What to produce →
The full set of entries below is to be returned unchanged.

*** Information shown Section Begins ***

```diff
@@ -206,6 +207,17 @@
     def fuses_expand(self, x, ho, wo):
         return self.expand is not None and x.shape[1] <= FUSE_EXPAND_MAX_CIN and ho * wo >= FUSE_EXPAND_MIN_PIXELS
 
+    def _late(self, x, blk, ho, wo):
+        from .. import functional as HF
+        exp = self.expand
+        if HF.SE_TAIL or exp is None or not exp.split_gemm or not x.is_cuda or x.shape[0] != 1 or x.shape[1] > LATE_FUSE_MAX_CIN or exp.uses_mfma(x):
+            return None
+        sw = exp.split_weights(False, x.device)
+        if sw is None:
+            return None
+        return HF.mbconv_late(x, sw, exp.scale, exp.shift, blk._depthwise_conv.weight, self.stride, self.pad_t, self.pad_l, (ho, wo),
+                              self.scale, self.shift)
+
     def forward(self, inputs, blk):
         from .. import functional as HF
         pre = None
@@ -236,6 +248,8 @@
             out = HF.mbconv_expand_dw(x, self.expand.conv.weight, self.expand.scale, self.expand.shift,
                                       blk._depthwise_conv.weight, self.stride, self.pad_t, self.pad_l, (ho, wo),
                                       self.scale, self.shift, pool=True, se=se)
+        elif (late := self._late(x, blk, ho, wo)) is not None:
+            out = (late[0], late[1], False) if se is not None else late
         else:
             in_scale = in_shift = None
             if self.expand is not None:
diff --git a/include/hyperseg_hip.h b/include/hyperseg_hip.h
--- a/include/hyperseg_hip.h
+++ b/include/hyperseg_hip.h
@@ -204,6 +204,12 @@
                             const float* w_dw, int32_t k, int32_t stride, int32_t pad_t, int32_t pad_l,
                             int32_t Ho, int32_t Wo, const float* scale1, const float* shift1, float* y,
                             float* pool_partial, void* stream);
+int hs_mbconv_late_pool_blocks(int32_t c_in, int32_t c_mid, int32_t k, int32_t stride, int32_t H, int32_t W, int32_t Ho, int32_t Wo,
+                               int32_t pad_l, int32_t group, int32_t band_rows);
+int hs_mbconv_late_fwd(const float* x, int32_t batch, int32_t c_in, int32_t H, int32_t W, const void* w_frag, const float* w_inv,
+                       int32_t kp, int32_t c_mid, const float* scale0, const float* shift0, const float* w_dw, int32_t k,
+                       int32_t stride, int32_t pad_t, int32_t pad_l, int32_t Ho, int32_t Wo, const float* scale1,
+                       const float* shift1, float* y, float* pool_partial, int32_t group, int32_t band_rows, void* stream);
 int64_t hs_mbconv_se_workgroups(int32_t batch, int32_t c_mid, int32_t k, int32_t stride, int32_t Ho, int32_t Wo);
 int hs_mbconv_expand_dw_se_fwd(const float* x, int32_t batch, int32_t c_in, int32_t H, int32_t W,
                                const float* w_expand, int32_t c_mid, const float* scale0, const float* shift0,
```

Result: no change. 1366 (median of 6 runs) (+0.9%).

*** Information shown Section Ends ***

Solved exercise →
```diff
@@ -206,6 +207,17 @@
     def fuses_expand(self, x, ho, wo):
         return self.expand is not None and x.shape[1] <= FUSE_EXPAND_MAX_CIN and ho * wo >= FUSE_EXPAND_MIN_PIXELS
 
+    def _late(self, x, blk, ho, wo):
+        from .. import functional as HF
+        exp = self.expand
+        if HF.SE_TAIL or exp is None or not exp.split_gemm or not x.is_cuda or x.shape[0] != 1 or x.shape[1] > LATE_FUSE_MAX_CIN or exp.uses_mfma(x):
+            return None
+        sw = exp.split_weights(False, x.device)
+        if sw is None:
+            return None
+        return HF.mbconv_late(x, sw, exp.scale, exp.shift, blk._depthwise_conv.weight, self.stride, self.pad_t, self.pad_l, (ho, wo),
+                              self.scale, self.shift)
+
     def forward(self, inputs, blk):
         from .. import functional as HF
         pre = None
@@ -236,6 +248,8 @@
             out = HF.mbconv_expand_dw(x, self.expand.conv.weight, self.expand.scale, self.expand.shift,
                                       blk._depthwise_conv.weight, self.stride, self.pad_t, self.pad_l, (ho, wo),
                                       self.scale, self.shift, pool=True, se=se)
+        elif (late := self._late(x, blk, ho, wo)) is not None:
+            out = (late[0], late[1], False) if se is not None else late
         else:
             in_scale = in_shift = None
             if self.expand is not None:
diff --git a/include/hyperseg_hip.h b/include/hyperseg_hip.h
--- a/include/hyperseg_hip.h
+++ b/include/hyperseg_hip.h
@@ -204,6 +204,12 @@
                             const float* w_dw, int32_t k, int32_t stride, int32_t pad_t, int32_t pad_l,
                             int32_t Ho, int32_t Wo, const float* scale1, const float* shift1, float* y,
                             float* pool_partial, void* stream);
+int hs_mbconv_late_pool_blocks(int32_t c_in, int32_t c_mid, int32_t k, int32_t stride, int32_t H, int32_t W, int32_t Ho, int32_t Wo,
+                               int32_t pad_l, int32_t group, int32_t band_rows);
+int hs_mbconv_late_fwd(const float* x, int32_t batch, int32_t c_in, int32_t H, int32_t W, const void* w_frag, const float* w_inv,
+                       int32_t kp, int32_t c_mid, const float* scale0, const float* shift0, const float* w_dw, int32_t k,
+                       int32_t stride, int32_t pad_t, int32_t pad_l, int32_t Ho, int32_t Wo, const float* scale1,
+                       const float* shift1, float* y, float* pool_partial, int32_t group, int32_t band_rows, void* stream);
 int64_t hs_mbconv_se_workgroups(int32_t batch, int32_t c_mid, int32_t k, int32_t stride, int32_t Ho, int32_t Wo);
 int hs_mbconv_expand_dw_se_fwd(const float* x, int32_t batch, int32_t c_in, int32_t H, int32_t W,
                                const float* w_expand, int32_t c_mid, const float* scale0, const float* shift0,
```

Result: no change. 1366 (median of 6 runs) (+0.9%).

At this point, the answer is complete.